[Opening Records shown section]

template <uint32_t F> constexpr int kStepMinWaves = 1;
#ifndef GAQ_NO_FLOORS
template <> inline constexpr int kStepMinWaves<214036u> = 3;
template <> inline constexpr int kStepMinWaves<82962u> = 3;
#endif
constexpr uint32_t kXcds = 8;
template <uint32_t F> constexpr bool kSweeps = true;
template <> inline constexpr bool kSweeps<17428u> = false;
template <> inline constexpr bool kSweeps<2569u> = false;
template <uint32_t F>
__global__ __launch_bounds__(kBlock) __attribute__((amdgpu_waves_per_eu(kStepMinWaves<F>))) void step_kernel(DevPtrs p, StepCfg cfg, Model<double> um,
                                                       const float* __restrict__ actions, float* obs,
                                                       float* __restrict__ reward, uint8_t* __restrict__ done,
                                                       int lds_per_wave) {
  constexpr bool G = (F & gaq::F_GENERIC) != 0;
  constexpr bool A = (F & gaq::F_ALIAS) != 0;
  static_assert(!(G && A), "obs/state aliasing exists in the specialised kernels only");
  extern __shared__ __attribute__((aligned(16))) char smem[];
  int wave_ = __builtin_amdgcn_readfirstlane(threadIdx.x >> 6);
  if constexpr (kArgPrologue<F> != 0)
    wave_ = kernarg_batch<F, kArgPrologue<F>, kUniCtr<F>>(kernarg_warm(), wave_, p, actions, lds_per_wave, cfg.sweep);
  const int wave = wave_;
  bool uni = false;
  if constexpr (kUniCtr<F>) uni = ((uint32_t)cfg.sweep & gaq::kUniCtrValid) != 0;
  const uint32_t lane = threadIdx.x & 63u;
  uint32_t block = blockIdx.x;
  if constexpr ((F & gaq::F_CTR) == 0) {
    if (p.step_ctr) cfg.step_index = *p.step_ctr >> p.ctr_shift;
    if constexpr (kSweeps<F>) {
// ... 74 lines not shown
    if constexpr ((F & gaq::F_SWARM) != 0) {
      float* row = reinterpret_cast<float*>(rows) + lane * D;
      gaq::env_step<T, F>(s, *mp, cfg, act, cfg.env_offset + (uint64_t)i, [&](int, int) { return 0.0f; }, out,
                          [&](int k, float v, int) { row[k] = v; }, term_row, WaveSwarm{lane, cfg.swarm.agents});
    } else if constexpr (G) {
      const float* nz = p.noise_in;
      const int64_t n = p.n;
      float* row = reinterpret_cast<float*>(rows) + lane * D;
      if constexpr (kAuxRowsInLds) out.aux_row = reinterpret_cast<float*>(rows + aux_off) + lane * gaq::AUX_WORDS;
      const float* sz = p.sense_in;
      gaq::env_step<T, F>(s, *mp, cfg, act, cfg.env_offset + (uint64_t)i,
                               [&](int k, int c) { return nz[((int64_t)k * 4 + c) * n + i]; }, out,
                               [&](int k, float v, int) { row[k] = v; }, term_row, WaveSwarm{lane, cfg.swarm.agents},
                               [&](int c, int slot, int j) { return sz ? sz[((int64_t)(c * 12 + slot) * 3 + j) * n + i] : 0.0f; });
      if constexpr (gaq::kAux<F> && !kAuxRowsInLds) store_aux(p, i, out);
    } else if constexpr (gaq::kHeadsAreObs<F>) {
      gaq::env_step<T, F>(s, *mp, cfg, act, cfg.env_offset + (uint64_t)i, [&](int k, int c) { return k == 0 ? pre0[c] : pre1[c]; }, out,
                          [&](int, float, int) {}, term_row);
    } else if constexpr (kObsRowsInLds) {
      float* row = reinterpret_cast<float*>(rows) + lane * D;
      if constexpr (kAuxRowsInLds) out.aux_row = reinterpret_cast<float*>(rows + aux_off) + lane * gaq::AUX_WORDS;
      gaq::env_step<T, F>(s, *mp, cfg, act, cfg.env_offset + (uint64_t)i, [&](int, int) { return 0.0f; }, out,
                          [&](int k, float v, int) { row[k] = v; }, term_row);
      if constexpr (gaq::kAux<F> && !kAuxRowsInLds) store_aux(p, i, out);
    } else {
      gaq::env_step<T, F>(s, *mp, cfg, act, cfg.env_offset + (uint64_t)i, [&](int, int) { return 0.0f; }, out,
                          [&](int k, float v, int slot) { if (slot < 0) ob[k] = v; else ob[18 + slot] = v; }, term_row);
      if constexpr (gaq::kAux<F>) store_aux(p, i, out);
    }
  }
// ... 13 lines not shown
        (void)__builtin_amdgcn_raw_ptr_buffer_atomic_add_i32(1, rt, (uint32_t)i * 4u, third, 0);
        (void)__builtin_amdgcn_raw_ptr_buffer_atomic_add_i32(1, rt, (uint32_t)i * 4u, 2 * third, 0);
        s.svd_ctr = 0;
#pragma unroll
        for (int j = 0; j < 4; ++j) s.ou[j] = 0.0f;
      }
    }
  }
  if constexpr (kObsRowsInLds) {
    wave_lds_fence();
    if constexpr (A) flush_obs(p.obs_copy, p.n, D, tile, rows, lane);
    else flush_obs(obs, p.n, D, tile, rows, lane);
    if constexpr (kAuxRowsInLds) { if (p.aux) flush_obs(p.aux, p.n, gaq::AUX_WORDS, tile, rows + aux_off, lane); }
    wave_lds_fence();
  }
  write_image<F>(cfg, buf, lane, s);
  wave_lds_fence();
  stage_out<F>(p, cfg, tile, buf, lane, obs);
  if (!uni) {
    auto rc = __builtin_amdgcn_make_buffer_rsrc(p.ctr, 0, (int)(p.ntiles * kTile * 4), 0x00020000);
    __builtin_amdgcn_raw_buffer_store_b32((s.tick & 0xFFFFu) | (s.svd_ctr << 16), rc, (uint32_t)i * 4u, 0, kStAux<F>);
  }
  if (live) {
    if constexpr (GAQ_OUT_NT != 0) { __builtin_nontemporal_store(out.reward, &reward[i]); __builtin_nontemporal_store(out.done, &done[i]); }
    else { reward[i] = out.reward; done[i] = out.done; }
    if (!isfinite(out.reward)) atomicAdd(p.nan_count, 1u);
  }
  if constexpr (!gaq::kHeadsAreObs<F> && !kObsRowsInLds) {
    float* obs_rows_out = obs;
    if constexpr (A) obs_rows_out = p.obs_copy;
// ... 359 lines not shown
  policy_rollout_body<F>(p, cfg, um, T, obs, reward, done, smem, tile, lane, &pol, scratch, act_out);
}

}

[Closing Records shown section]

Your task
Once the line with "aliasing exists in" is found in the records above, print exactly that line and every line after it through the line with "[&](int c, int".

Answer to this task
  static_assert(!(G && A), "obs/state aliasing exists in the specialised kernels only");
  extern __shared__ __attribute__((aligned(16))) char smem[];
  int wave_ = __builtin_amdgcn_readfirstlane(threadIdx.x >> 6);
  if constexpr (kArgPrologue<F> != 0)
    wave_ = kernarg_batch<F, kArgPrologue<F>, kUniCtr<F>>(kernarg_warm(), wave_, p, actions, lds_per_wave, cfg.sweep);
  const int wave = wave_;
  bool uni = false;
  if constexpr (kUniCtr<F>) uni = ((uint32_t)cfg.sweep & gaq::kUniCtrValid) != 0;
  const uint32_t lane = threadIdx.x & 63u;
  uint32_t block = blockIdx.x;
  if constexpr ((F & gaq::F_CTR) == 0) {
    if (p.step_ctr) cfg.step_index = *p.step_ctr >> p.ctr_shift;
    if constexpr (kSweeps<F>) {
// ... 74 lines not shown
    if constexpr ((F & gaq::F_SWARM) != 0) {
      float* row = reinterpret_cast<float*>(rows) + lane * D;
      gaq::env_step<T, F>(s, *mp, cfg, act, cfg.env_offset + (uint64_t)i, [&](int, int) { return 0.0f; }, out,
                          [&](int k, float v, int) { row[k] = v; }, term_row, WaveSwarm{lane, cfg.swarm.agents});
    } else if constexpr (G) {
      const float* nz = p.noise_in;
      const int64_t n = p.n;
      float* row = reinterpret_cast<float*>(rows) + lane * D;
      if constexpr (kAuxRowsInLds) out.aux_row = reinterpret_cast<float*>(rows + aux_off) + lane * gaq::AUX_WORDS;
      const float* sz = p.sense_in;
      gaq::env_step<T, F>(s, *mp, cfg, act, cfg.env_offset + (uint64_t)i,
                               [&](int k, int c) { return nz[((int64_t)k * 4 + c) * n + i]; }, out,
                               [&](int k, float v, int) { row[k] = v; }, term_row, WaveSwarm{lane, cfg.swarm.agents},
                               [&](int c, int slot, int j) { return sz ? sz[((int64_t)(c * 12 + slot) * 3 + j) * n + i] : 0.0f; });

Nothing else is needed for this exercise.